A lone engine, might as well keep it inside the station.
The nearest restaurant was a good 15-20 minutes walk from the station, which meant I would have to take an auto and everything. Not needed as I had packed some food with me, but someone who arrives at LTT famished, he better be prepared to hang on for some more time. The IRCTC eatery upstairs, above the stinking toilets, is again, hopeless. I sampled a samosa just to see what it is like and threw it after one bite. Not sure why there are no good eateries when they have such a huge waiting area.
So I did the usual stuff at the station, walked along the length and breadth of the platforms, reached my step count target in the process, observed everything happening around me and read the book while waiting for the train's doors to open.
Soon, it was time to go back home. The train was the same, the coach was again the same, and as luck would have it, I had the same cabin confirmed with no one but just me in it! Once again, I was rolling, face plastered to the window and enjoying every bit of what I had seen two hours ago, the kid inside me awake and alive!
I came home happy and fresh with that 'reset to factory settings' sort of mental state, ready to face a gloomy, cloudy and rainy Monday with a full charge. Even though I had slept for just six hours the day before, did not sleep for a minute on the train. My wife was happy that I wasn't around her all day, she talked to her friends till they had nothing else to talk about, which is theoretically not possible, and the kid was busy landing planes at the airport we built last week.

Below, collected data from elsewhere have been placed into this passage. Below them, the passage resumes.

static inline int sp_groups_per_wave(int N, int Hl, int Wl, int ctiles) {
  const long wgs2 = Wl >= 32 ? (long)N * ((Wl + 31) / 32) * ((Hl + 7) / 8) * ctiles : (long)N * ((Wl + 15) / 16) * ((Hl + 15) / 16) * ctiles;
  static const int force = [] { const char* e = getenv("STARCOP_SP_NPP"); return e ? atoi(e) : 0; }();
  if (force == 1 || force == 2) return force;
  return wgs2 <= 128 ? 1 : 2;
}

extern "C" int sc_sp_stat_rows(int N, int H, int W, int Cout) {
  const int Hl = H / 2, Wl = W / 2;
  const int TW = Wl >= 32 ? 32 : 16, TH = 128 * sp_groups_per_wave(N, Hl, Wl, (Cout + 31) / 32) / TW;
  return N * ((Wl + TW - 1) / TW) * ((Hl + TH - 1) / TH);
}

static int conv3_sp_check(const sc_conv_args* a) {
  SC_REQUIRE(a != nullptr, "sc_conv3x3_sp: null args");
  SC_REQUIRE(a->ks == 3 && (a->nsrc == 1 || a->nsrc == 2), "sc_conv3x3_sp: ks = 3, one (up-sampled) or two (up-sampled, skip) sources");
  SC_REQUIRE(a->src[0].up == 1, "sc_conv3x3_sp: src[0] must be the half-resolution tensor (up = 1)");
  SC_REQUIRE(a->nsrc == 1 || a->src[1].up == 0, "sc_conv3x3_sp: src[1] is the full-resolution skip tensor (up = 0)");
  for (int s = 0; s < a->nsrc; ++s) {
    SC_REQUIRE(a->src[s].mode == SC_SRC_RAW || a->src[s].mode == SC_SRC_AFFINE, "sc_conv3x3_sp: RAW or AFFINE sources");
    SC_REQUIRE(a->src[s].mode == SC_SRC_RAW || a->src[s].cst != nullptr, "sc_conv3x3_sp: source %d needs constants", s);
    SC_REQUIRE(a->src[s].C > 0, "sc_conv3x3_sp: source %d has no channels", s);
  }
  SC_REQUIRE(a->N > 0 && a->H > 0 && a->W > 0 && a->Cout > 0, "sc_conv3x3_sp: bad shape");
  SC_REQUIRE(a->H % 2 == 0 && a->W % 2 == 0, "sc_conv3x3_sp: even output size");
  SC_REQUIRE(a->terms == SC_TERMS_F16X2 || a->terms == 1, "sc_conv3x3_sp: terms = SC_TERMS_F16X2 (two fp16 terms) or 1 (one bf16 term)");
  SC_REQUIRE(a->csplit == a->Cout && a->out1 == nullptr && a->add0 == nullptr && a->add1 == nullptr && !a->down0 && !a->accum0,
             "sc_conv3x3_sp: a single plain output");
  SC_REQUIRE(((uintptr_t)a->wpk & 15) == 0 && ((uintptr_t)a->out0 & 7) == 0, "sc_conv3x3_sp: alignment");
  SC_REQUIRE((size_t)32 * a->H * a->W < (1ull << 32), "sc_conv3x3_sp: plane too large");
  return SC_OK;
}

static int sp_variant_code(int N, int Hl, int Wl, int ctiles, int terms) {
  return 100 * (Wl >= 32 ? 2 : 1) + 10 * sp_groups_per_wave(N, Hl, Wl, ctiles) + (terms == 1 ? 1 : 4);
}
static int conv3_sp_variant_of(const sc_conv_args* a) { return sp_variant_code(a->N, a->H / 2, a->W / 2, (a->Cout + 31) / 32, a->terms); }

extern "C" int sc_sp_variant(const sc_conv_args* a) {
  return conv3_sp_check(a) == SC_OK ? conv3_sp_variant_of(a) : -1;
}

#define SC_SP_CASE(K, TW, NPP, M) \
  case 100 * (TW / 16) + 10 * NPP + M: kern = K<TW, M == 1, NPP>; break;
#define SC_SP_CASES(K) \
  SC_SP_CASE(K, 16, 1, 1) SC_SP_CASE(K, 16, 1, 4) SC_SP_CASE(K, 16, 2, 1) SC_SP_CASE(K, 16, 2, 4) \
  SC_SP_CASE(K, 32, 1, 1) SC_SP_CASE(K, 32, 1, 4) SC_SP_CASE(K, 32, 2, 1) SC_SP_CASE(K, 32, 2, 4)

extern "C" int sc_conv3x3_sp(const sc_conv_args* a, sc_stream stream) {
  if (const int rc = conv3_sp_check(a)) return rc;
  ConvSPP p;
  p.s0 = to_srcd(a->src[0]);
  p.s1 = a->nsrc == 2 ? to_srcd(a->src[1]) : p.s0;
  if (a->nsrc != 2) p.s1.C = 0;
  if (p.s0.mode == SC_SRC_RAW) p.s0.cst = sc_identity_cst_table(p.s0.C);
  if (p.s1.mode == SC_SRC_RAW) p.s1.cst = sc_identity_cst_table(p.s1.C);
  SC_REQUIRE(p.s0.cst != nullptr && p.s1.cst != nullptr, "sc_conv3x3_sp: identity constants unavailable");
  p.wpk = reinterpret_cast<const uintx4*>(a->wpk);
  p.N = a->N; p.Hl = a->H / 2; p.Wl = a->W / 2; p.Cout = a->Cout;
  p.out = a->out0; p.stats = a->stats;
  p.xb0 = a->xbound[0]; p.xb1 = a->nsrc == 2 ? a->xbound[1] : nullptr;
  const int variant = conv3_sp_variant_of(a);
  const int TW = 16 * (variant / 100), TH = 128 * ((variant / 10) % 10) / TW;
  const long tiles = (long)((p.Wl + TW - 1) / TW) * ((p.Hl + TH - 1) / TH) * a->N;
  const long ncot = (a->Cout + 31) / 32;
  const long grid = (tiles + 7) / 8 * 8 * ncot;
  SC_REQUIRE(grid < (1L << 31), "sc_conv3x3_sp: grid too large");
  void (*kern)(ConvSPP) = nullptr;
  switch (variant) {
    SC_SP_CASES(k_conv3_sp)
    default: SC_REQUIRE(false, "sc_conv3x3_sp: no kernel for variant %d", variant);
  }
  const int lds = TW == 32 ? sp_smem_bytes<32>() : sp_smem_bytes<16>();
  if (int rc = sc_lds_limit(kern, lds, "sc_conv3x3_sp")) return rc;
  hipLaunchKernelGGL(kern, dim3((unsigned)grid), dim3(512), lds, (hipStream_t)stream, p);
  SC_LAUNCH_OK("sc_conv3x3_sp");
  return SC_OK;
}

extern "C" size_t sc_packed_weight_floats_spd(int Cout, int Cup, int Cskip_tiles) {
  return (size_t)((Cup + 127) / 128 + (Cskip_tiles + 31) / 32) * 4 * ((Cout + 15) / 16) * SP_WST * 4;
}

extern "C" int sc_spd_vskip_ok(int Cup, int Cskip) { return Cup > 0 && Cup <= 64 && Cskip > 0 && Cskip <= 16; }

extern "C" int sc_pack_weights_spd(const float* w, float* wpk, int Cout, int CinTotal, int Cup, int vskip, int terms, sc_stream stream) {
  SC_REQUIRE(w && wpk && Cout > 0 && Cup > 0 && Cup <= CinTotal, "sc_pack_weights_spd: bad argument");
  SC_REQUIRE(terms == SC_TERMS_F16X2 || terms == 1, "sc_pack_weights_spd: terms must be SC_TERMS_F16X2 or 1 (one bf16 term)");
  SC_REQUIRE(vskip >= 0 && vskip <= 2, "sc_pack_weights_spd: vskip must be 0 (up-sampled channels only), 1 (virtual skip channels) or 2 (skip tiles)");
  SC_REQUIRE(vskip != 1 || sc_spd_vskip_ok(Cup, CinTotal - Cup), "sc_pack_weights_spd: virtual skip channels need Cup <= 64 and 1..16 skip channels");
  SC_REQUIRE(vskip != 2 || CinTotal > Cup, "sc_pack_weights_spd: skip tiles need skip channels");
  SC_REQUIRE(((uintptr_t)wpk & 15) == 0, "sc_pack_weights_spd: destination must be 16-byte aligned");
  const size_t total = spd_pack_items(Cout, Cup, vskip == 2 ? CinTotal - Cup : 0);
  hipLaunchKernelGGL(k_pack_weights_spd, dim3((unsigned)((total + 255) / 256)), dim3(256), 0, (hipStream_t)stream, w,
                     reinterpret_cast<unsigned short*>(wpk), Cout, CinTotal, Cup, vskip, terms == 1 ? 1 : 0, total);
  SC_LAUNCH_OK("sc_pack_weights_spd");
  return SC_OK;
}

static int conv3_spd_check(const sc_conv_args* a) {
  SC_REQUIRE(a != nullptr, "sc_conv3x3_sp_dgrad: null args");
  SC_REQUIRE(a->ks == 3 && a->nsrc == 1, "sc_conv3x3_sp_dgrad: ks = 3, one source (the layer's output gradient)");
  SC_REQUIRE(a->src[0].mode == SC_SRC_BNBWD && a->src[0].aux != nullptr && a->src[0].cst != nullptr && a->src[0].up == 0,
             "sc_conv3x3_sp_dgrad: the source is the full-resolution SC_SRC_BNBWD operand (g, y, constants)");
  SC_REQUIRE(a->N > 0 && a->H > 0 && a->W > 0 && a->Cout > 0 && a->src[0].C > 0, "sc_conv3x3_sp_dgrad: bad shape");
  SC_REQUIRE(a->H % 2 == 0 && a->W % 2 == 0, "sc_conv3x3_sp_dgrad: even gradient size");
  SC_REQUIRE(a->terms == SC_TERMS_F16X2 || a->terms == 1, "sc_conv3x3_sp_dgrad: terms = SC_TERMS_F16X2 (two fp16 terms) or 1 (one bf16 term)");
  SC_REQUIRE(a->add0 == nullptr && a->add1 == nullptr && a->stats == nullptr && a->csplit > 0 && a->csplit <= a->Cout,
             "sc_conv3x3_sp_dgrad: outputs are out0 [N, csplit, H/2, W/2] (+ out1 [N, Cout - csplit, H, W]); no add / stats");
  SC_REQUIRE((a->csplit == a->Cout) == (a->out1 == nullptr), "sc_conv3x3_sp_dgrad: out1 exactly when csplit < Cout");
  SC_REQUIRE(((uintptr_t)a->wpk & 15) == 0, "sc_conv3x3_sp_dgrad: alignment");
  SC_REQUIRE((size_t)128 * (a->H / 2) * (a->W / 2) < (1ull << 32) && (size_t)a->H * a->W < (1ull << 31), "sc_conv3x3_sp_dgrad: plane too large");
  return SC_OK;
}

The total cost of the entire journey was about 2700 Rupees. This was an experiment I did and it was successful. I can take my family to Mumbai for a day, except it won't be LTT! I have at times worked from shopping malls or cafes, eating and drinking sugar in the process, but this is newfound love. If I want to be alone to do some office-related reading stuff or even do some coding, I can very well do it from a moving train. Hopefully, this will happen more. Thanks for reading!